@@ -1629,13 +1633,36 @@
   pass_dense3w<T, JA, JB, JC, 8>(M, e, c0, 0u, lane_ctl, lane_ok);
 }
 
+#ifndef __HIPCC_RTC__
+static_assert(kTileBits == (int)kWireTileBits && kMaxIns <= (int)kWireMaxPos && kTileMaxGates == (int)kWireMaxGates,
+              "qip_tile_wire.h: the bounds its narrow fields are sized for");
+typedef uint32_t wire_words_t __attribute__((ext_vector_type(16)));
+__device__ __forceinline__ wire_words_t wire_fetch(const void* __restrict__ p) {
+  wire_words_t w = *reinterpret_cast<const wire_words_t*>(p);
+  asm volatile("" : "+s"(w));
+  return w;
+}
+__device__ __forceinline__ uint64_t wire_u64(uint32_t lo, uint32_t hi) { return (uint64_t)lo | ((uint64_t)hi << 32); }
+__device__ __forceinline__ float wire_f32(uint32_t u) { return __builtin_bit_cast(float, u); }
+template <typename T, int W> __device__ __forceinline__ amp_t<T> wire_amp(const wire_words_t& w) {
+  amp_t<T> a;
+  if constexpr (sizeof(T) == 8) {
+    a.x = __builtin_bit_cast(double, wire_u64(w[W], w[W + 1]));
+    a.y = __builtin_bit_cast(double, wire_u64(w[W + 2], w[W + 3]));
+  } else {
+    a.x = wire_f32(w[W]);
+    a.y = wire_f32(w[W + 1]);
+  }
+  return a;
+}
+
 template <typename T, bool NT, bool FOLD = false>
 __global__ __launch_bounds__(kTileBlock, 5) void k_tile_passes(amp_t<T>* __restrict__ st, Ins ins, TilePassDesc d,
-                                                                              const TileGate<T>* __restrict__ gates,
+                                                                              const TileWireGate<T>* __restrict__ gates,
                                                                               const amp_t<T>* __restrict__ mats,
                                                                               amp_t<T>* __restrict__ out = nullptr,
                                                                               TileStorePerm sp = TileStorePerm(),
-                                                                              const TileDiagItem<T>* __restrict__ diag = nullptr) {
+                                                                              const TileWireItem<T>* __restrict__ diag = nullptr) {
   using A = amp_t<T>;
   extern __shared__ __attribute__((aligned(16))) unsigned char tile_raw[];
   A* tile = reinterpret_cast<A*>(tile_raw);
@@ -1677,110 +1704,156 @@
              ((uint32_t)((i >> 2) & 1) << ps.pb[2]);
       e[i] = tile[slot_tb ^ tile_slot<A>(c[i])];
     }
-    const TileGate<T>* gp = gates + ps.first;
-    const TileGate<T>* const gend = gp + ps.count;
+    using WW = TileWireWords<T>;
+    const TileWireGate<T>* gp = gates + ps.first;
+    const TileWireGate<T>* const gend = gp + ps.count;
     for (; gp != gend; ++gp) {
-      const TileGate<T> g = *gp;
-      if ((base & g.omask) != g.omask) continue;
-      const uint32_t cm_reg = g.cm_reg;
-      switch (g.op) {
-        case TOP_DIAG_RUN: {
-          const TileDiagItem<T>* ip = diag + g.nz;
-          const TileDiagItem<T>* const iend = ip + g.b1;
-#ifndef QIP_DIAG_PREFETCH
-#define QIP_DIAG_PREFETCH 0
-#endif
-#ifndef QIP_DIAG_ASM
-#define QIP_DIAG_ASM 1
-#endif
-#if QIP_DIAG_PREFETCH
-          TileDiagItem<T> nxt = *ip;
-#endif
+      const wire_words_t w = wire_fetch(gp);
+      const uint64_t omask = wire_u64(w[kWireWOmask], w[kWireWOmask + 1]);
+      if ((base & omask) != omask) continue;
+      const uint32_t cm_reg = wire_cm_reg(w[kWireWCm]), cm_lane = wire_cm_lane(w[kWireWCm]);
+      auto gate_of = [&](auto full) {
+        TileGate<T> g;
+        g.b1 = w[kWireWB1];
+        g.nz = w[kWireWNz];
+        g.m[0] = wire_amp<T, WW::m0>(w);
+        g.m[1] = wire_amp<T, WW::m1>(w);
+        if constexpr (decltype(full)::v != 0) {
+          if constexpr (sizeof(T) == 8) {
+            const amp_t<T>* __restrict__ m23 = reinterpret_cast<const amp_t<T>*>(gp->m23);
+            g.m[2] = m23[0];
+            g.m[3] = m23[1];
+          } else {
+            g.m[2] = wire_amp<T, WW::m2>(w);
+            g.m[3] = wire_amp<T, WW::m3>(w);
+          }
+        }
+        return g;
+      };
+      const uint32_t code = w[kWireWCode];
+      switch (code) {
+        case WOP_SIGNS0: pass_dense_signs<T, 0, 8>(gate_of(IntC<0>()), e); break;
+        case WOP_SIGNS1: pass_dense_signs<T, 1, 8>(gate_of(IntC<0>()), e); break;
+        case WOP_SIGNS2: pass_dense_signs<T, 2, 8>(gate_of(IntC<0>()), e); break;
+        case WOP_RUN: {
+          const TileWireItem<T>* ip = diag + w[kWireWNz];
+          const TileWireItem<T>* const iend = ip + w[kWireWB1];
           for (; ip != iend;) {
-#if QIP_DIAG_PREFETCH
-            const TileDiagItem<T> it = nxt;
+            const wire_words_t it = wire_fetch(ip);
             ++ip;
-            if (ip != iend) nxt = *ip;
-#else
-            const TileDiagItem<T> it = *ip;
-            ++ip;
-#endif
-            if ((base & it.omask) != it.oval) continue;
-            A f = it.f1;
-            const uint32_t selp = it.emask_sel >> 24;
+            if ((base & wire_u64(it[WW::omask], it[WW::omask + 1])) != wire_u64(it[WW::oval], it[WW::oval + 1])) continue;
+            const uint32_t ctl = it[WW::ctl], lane = it[WW::lane];
+            const uint32_t form = wire_form(ctl);
+            A f = wire_amp<T, WW::f1>(it);
+            if (form >= WF_BOTH0) {
+              QIP_KEEP_BRANCH();
+              A fl = wire_amp<T, WW::f0>(it);
+              if (lane != 0u) {
+                QIP_KEEP_BRANCH();
+                const bool lane_ok = (tb & wire_lane_mask(lane)) == wire_lane_val(lane);
+                fl.x = lane_ok ? fl.x : (T)1;
+                fl.y = lane_ok ? fl.y : (T)0;
+                f.x = lane_ok ? f.x : (T)1;
+                f.y = lane_ok ? f.y : (T)0;
+              }
+              if (form == WF_BOTH0) {
+                QIP_KEEP_BRANCH();
+                pass_scale<T, 0, 0, 8, true>(fl, e, c, 0u);
+                pass_scale<T, 0, 1, 8, true>(f, e, c, 0u);
+              } else if (form == WF_BOTH1) {
+                QIP_KEEP_BRANCH();
+                pass_scale<T, 1, 0, 8, true>(fl, e, c, 0u);
+                pass_scale<T, 1, 1, 8, true>(f, e, c, 0u);
+              } else {
+                QIP_KEEP_BRANCH();
+                pass_scale<T, 2, 0, 8, true>(fl, e, c, 0u);
+                pass_scale<T, 2, 1, 8, true>(f, e, c, 0u);
+              }
+              continue;
+            }
+            const uint32_t selp = wire_sel(ctl);
             if (selp != 0u) {
               QIP_KEEP_BRANCH();
-              f = tile_sel(((tb >> (selp - 1u)) & 1u) != 0u, it.f1, it.f0);
+              f = tile_sel(((tb >> (selp - 1u)) & 1u) != 0u, f, wire_amp<T, WW::f0>(it));
             }
-            if (it.lane_mask != 0u) {
+            if (lane != 0u) {
               QIP_KEEP_BRANCH();
-              const bool lane_ok = (tb & it.lane_mask) == it.lane_val;
+              const bool lane_ok = (tb & wire_lane_mask(lane)) == wire_lane_val(lane);
               f.x = lane_ok ? f.x : (T)1;
               f.y = lane_ok ? f.y : (T)0;
             }
-#pragma unroll
-            for (int i = 0; i < 8; ++i)
-              if ((it.emask_sel >> i) & 1u) {
-                QIP_KEEP_BRANCH();
-#if QIP_DIAG_ASM
-                cscale_inplace(f, e[i]);
-#else
-                e[i] = cmul(f, e[i]);
-#endif
-              }
+            switch (form) {
+              case WF_ALL: pass_scale<T, 0, -1, 8, true>(f, e, c, 0u); break;
+              case WF_LO0: pass_scale<T, 0, 0, 8, true>(f, e, c, 0u); break;
+              case WF_HI0: pass_scale<T, 0, 1, 8, true>(f, e, c, 0u); break;
+              case WF_LO1: pass_scale<T, 1, 0, 8, true>(f, e, c, 0u); break;
+              case WF_HI1: pass_scale<T, 1, 1, 8, true>(f, e, c, 0u); break;
+              case WF_LO2: pass_scale<T, 2, 0, 8, true>(f, e, c, 0u); break;
+              case WF_HI2: pass_scale<T, 2, 1, 8, true>(f, e, c, 0u); break;
+              default:
+#pragma unroll
+                for (int i = 0; i < 8; ++i)
+                  if ((ctl >> i) & 1u) {
+                    QIP_KEEP_BRANCH();
+                    cscale_inplace(f, e[i]);
+                  }
+                break;
+            }
           }
           break;
         }
-        case TOP_DIAG_UNIFORM: {
-          const A f = ((base >> g.tpos_out) & 1ull) ? g.m[1] : g.m[0];
+        case WOP_DIAG_UNIFORM: {
+          const A f = ((base >> wire_tpos_out(w[kWireWBits])) & 1ull) ? wire_amp<T, WW::m1>(w) : wire_amp<T, WW::m0>(w);
           if (f.x == (T)1 && f.y == (T)0) break;
           QIP_KEEP_BRANCH();
           pass_scale<T, 0, -1, 8, true>(f, e, c, cm_reg);
           break;
         }
-        case TOP_DIAG_LANE:
-        case TOP_DIAG_LANE_CTL: {
-          const bool outside = g.b0 == kTileOutside;
-          const bool one = outside ? ((base >> g.tpos_out) & 1ull) != 0 : ((tb >> g.b0) & 1u) != 0;
-          A f = tile_sel(one, g.m[1], g.m[0]);
-          if (g.op == TOP_DIAG_LANE_CTL) {
+        case WOP_DIAG_LANE: {
+          const uint32_t b0 = wire_b0(w[kWireWBits]);
+          const bool outside = b0 == kWireOutside;
+          const bool one = outside ? ((base >> wire_tpos_out(w[kWireWBits])) & 1ull) != 0 : ((tb >> b0) & 1u) != 0;
+          A f = tile_sel(one, wire_amp<T, WW::m1>(w), wire_amp<T, WW::m0>(w));
+          if (cm_lane != 0u) {
             QIP_KEEP_BRANCH();
-            const bool lane_ok = (tb & g.cm_lane) == g.cm_lane;
+            const bool lane_ok = (tb & cm_lane) == cm_lane;
             f.x = lane_ok ? f.x : (T)1;
             f.y = lane_ok ? f.y : (T)0;
           }
           pass_scale<T, 0, -1, 8, true>(f, e, c, cm_reg);
           break;
         }
-        case TOP_DIAG_REG0: pass_diag<T, 0, 8, true>(g, e, c, cm_reg, g.cm_lane != 0u, (tb & g.cm_lane) == g.cm_lane); break;
-        case TOP_DIAG_REG1: pass_diag<T, 1, 8, true>(g, e, c, cm_reg, g.cm_lane != 0u, (tb & g.cm_lane) == g.cm_lane); break;
-        case TOP_DIAG_REG2: pass_diag<T, 2, 8, true>(g, e, c, cm_reg, g.cm_lane != 0u, (tb & g.cm_lane) == g.cm_lane); break;
-        case TOP_DENSE0: pass_dense<T, 0, 8, true>(g, e, c, cm_reg); break;
-        case TOP_DENSE1: pass_dense<T, 1, 8, true>(g, e, c, cm_reg); break;
-        case TOP_DENSE2: pass_dense<T, 2, 8, true>(g, e, c, cm_reg); break;
-        case TOP_DENSE_LANE0: pass_dense_lane<T, 0>(g, e, c, cm_reg, (tb & g.cm_lane) == g.cm_lane); break;
-        case TOP_DENSE_LANE1: pass_dense_lane<T, 1>(g, e, c, cm_reg, (tb & g.cm_lane) == g.cm_lane); break;
-        case TOP_DENSE_LANE2: pass_dense_lane<T, 2>(g, e, c, cm_reg, (tb & g.cm_lane) == g.cm_lane); break;
+#define QIP_WOP(op) kWireOther + (uint32_t)(op)
+        case QIP_WOP(TOP_DIAG_REG0): pass_diag<T, 0, 8, true>(gate_of(IntC<0>()), e, c, cm_reg, cm_lane != 0u, (tb & cm_lane) == cm_lane); break;
+        case QIP_WOP(TOP_DIAG_REG1): pass_diag<T, 1, 8, true>(gate_of(IntC<0>()), e, c, cm_reg, cm_lane != 0u, (tb & cm_lane) == cm_lane); break;
+        case QIP_WOP(TOP_DIAG_REG2): pass_diag<T, 2, 8, true>(gate_of(IntC<0>()), e, c, cm_reg, cm_lane != 0u, (tb & cm_lane) == cm_lane); break;
+        case QIP_WOP(TOP_DENSE0): pass_dense<T, 0, 8, true, false>(gate_of(IntC<1>()), e, c, cm_reg); break;
+        case QIP_WOP(TOP_DENSE1): pass_dense<T, 1, 8, true, false>(gate_of(IntC<1>()), e, c, cm_reg); break;
+        case QIP_WOP(TOP_DENSE2): pass_dense<T, 2, 8, true, false>(gate_of(IntC<1>()), e, c, cm_reg); break;
+        case QIP_WOP(TOP_DENSE_LANE0): pass_dense_lane<T, 0>(gate_of(IntC<1>()), e, c, cm_reg, (tb & cm_lane) == cm_lane); break;
+        case QIP_WOP(TOP_DENSE_LANE1): pass_dense_lane<T, 1>(gate_of(IntC<1>()), e, c, cm_reg, (tb & cm_lane) == cm_lane); break;
+        case QIP_WOP(TOP_DENSE_LANE2): pass_dense_lane<T, 2>(gate_of(IntC<1>()), e, c, cm_reg, (tb & cm_lane) == cm_lane); break;
 #define QIP_D2Q(JA, JB) \
-  pass_dense2<T, JA, JB>(mats + 16u * g.nz, e, c, cm_reg, g.cm_lane != 0u, (tb & g.cm_lane) == g.cm_lane)
-        case TOP_DENSE2Q_01: QIP_D2Q(0, 1); break;
-        case TOP_DENSE2Q_02: QIP_D2Q(0, 2); break;
-        case TOP_DENSE2Q_10: QIP_D2Q(1, 0); break;
-        case TOP_DENSE2Q_12: QIP_D2Q(1, 2); break;
-        case TOP_DENSE2Q_20: QIP_D2Q(2, 0); break;
-        case TOP_DENSE2Q_21: QIP_D2Q(2, 1); break;
+  pass_dense2<T, JA, JB>(mats + 16u * w[kWireWNz], e, c, cm_reg, cm_lane != 0u, (tb & cm_lane) == cm_lane)
+        case QIP_WOP(TOP_DENSE2Q_01): QIP_D2Q(0, 1); break;
+        case QIP_WOP(TOP_DENSE2Q_02): QIP_D2Q(0, 2); break;
+        case QIP_WOP(TOP_DENSE2Q_10): QIP_D2Q(1, 0); break;
+        case QIP_WOP(TOP_DENSE2Q_12): QIP_D2Q(1, 2); break;
+        case QIP_WOP(TOP_DENSE2Q_20): QIP_D2Q(2, 0); break;
+        case QIP_WOP(TOP_DENSE2Q_21): QIP_D2Q(2, 1); break;
 #undef QIP_D2Q
-        case TOP_SWAP_01: pass_swap<T, 0, 1, 8, true>(e, c, cm_reg, g.cm_lane != 0u, (tb & g.cm_lane) == g.cm_lane); break;
-        case TOP_SWAP_02: pass_swap<T, 0, 2, 8, true>(e, c, cm_reg, g.cm_lane != 0u, (tb & g.cm_lane) == g.cm_lane); break;
-        case TOP_SWAP_12: pass_swap<T, 1, 2, 8, true>(e, c, cm_reg, g.cm_lane != 0u, (tb & g.cm_lane) == g.cm_lane); break;
-#define QIP_D3Q(JA, JB, JC) pass_dense3<T, JA, JB, JC>(mats + 16u * g.nz, e, g.cm_lane != 0u, (tb & g.cm_lane) == g.cm_lane)
-        case TOP_DENSE3Q_012: QIP_D3Q(0, 1, 2); break;
-        case TOP_DENSE3Q_021: QIP_D3Q(0, 2, 1); break;
-        case TOP_DENSE3Q_102: QIP_D3Q(1, 0, 2); break;
-        case TOP_DENSE3Q_120: QIP_D3Q(1, 2, 0); break;
-        case TOP_DENSE3Q_201: QIP_D3Q(2, 0, 1); break;
-        case TOP_DENSE3Q_210: QIP_D3Q(2, 1, 0); break;
+        case QIP_WOP(TOP_SWAP_01): pass_swap<T, 0, 1, 8, true>(e, c, cm_reg, cm_lane != 0u, (tb & cm_lane) == cm_lane); break;
+        case QIP_WOP(TOP_SWAP_02): pass_swap<T, 0, 2, 8, true>(e, c, cm_reg, cm_lane != 0u, (tb & cm_lane) == cm_lane); break;
+        case QIP_WOP(TOP_SWAP_12): pass_swap<T, 1, 2, 8, true>(e, c, cm_reg, cm_lane != 0u, (tb & cm_lane) == cm_lane); break;
+#define QIP_D3Q(JA, JB, JC) pass_dense3<T, JA, JB, JC>(mats + 16u * w[kWireWNz], e, cm_lane != 0u, (tb & cm_lane) == cm_lane)
+        case QIP_WOP(TOP_DENSE3Q_012): QIP_D3Q(0, 1, 2); break;
+        case QIP_WOP(TOP_DENSE3Q_021): QIP_D3Q(0, 2, 1); break;
+        case QIP_WOP(TOP_DENSE3Q_102): QIP_D3Q(1, 0, 2); break;
+        case QIP_WOP(TOP_DENSE3Q_120): QIP_D3Q(1, 2, 0); break;
+        case QIP_WOP(TOP_DENSE3Q_201): QIP_D3Q(2, 0, 1); break;
+        case QIP_WOP(TOP_DENSE3Q_210): QIP_D3Q(2, 1, 0); break;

........

* Work order
Give again exactly, and only, the lines above starting at the one with "if (f.x == (T)1" and ending at the one with "1, 8, true>(g, e, c, cm_reg, g.cm_lane".

* Task result
           if (f.x == (T)1 && f.y == (T)0) break;
           QIP_KEEP_BRANCH();
           pass_scale<T, 0, -1, 8, true>(f, e, c, cm_reg);
           break;
         }
-        case TOP_DIAG_LANE:
-        case TOP_DIAG_LANE_CTL: {
-          const bool outside = g.b0 == kTileOutside;
-          const bool one = outside ? ((base >> g.tpos_out) & 1ull) != 0 : ((tb >> g.b0) & 1u) != 0;
-          A f = tile_sel(one, g.m[1], g.m[0]);
-          if (g.op == TOP_DIAG_LANE_CTL) {
+        case WOP_DIAG_LANE: {
+          const uint32_t b0 = wire_b0(w[kWireWBits]);
+          const bool outside = b0 == kWireOutside;
+          const bool one = outside ? ((base >> wire_tpos_out(w[kWireWBits])) & 1ull) != 0 : ((tb >> b0) & 1u) != 0;
+          A f = tile_sel(one, wire_amp<T, WW::m1>(w), wire_amp<T, WW::m0>(w));
+          if (cm_lane != 0u) {
             QIP_KEEP_BRANCH();
-            const bool lane_ok = (tb & g.cm_lane) == g.cm_lane;
+            const bool lane_ok = (tb & cm_lane) == cm_lane;
             f.x = lane_ok ? f.x : (T)1;
             f.y = lane_ok ? f.y : (T)0;
           }
           pass_scale<T, 0, -1, 8, true>(f, e, c, cm_reg);
           break;
         }
-        case TOP_DIAG_REG0: pass_diag<T, 0, 8, true>(g, e, c, cm_reg, g.cm_lane != 0u, (tb & g.cm_lane) == g.cm_lane); break;
-        case TOP_DIAG_REG1: pass_diag<T, 1, 8, true>(g, e, c, cm_reg, g.cm_lane != 0u, (tb & g.cm_lane) == g.cm_lane); break;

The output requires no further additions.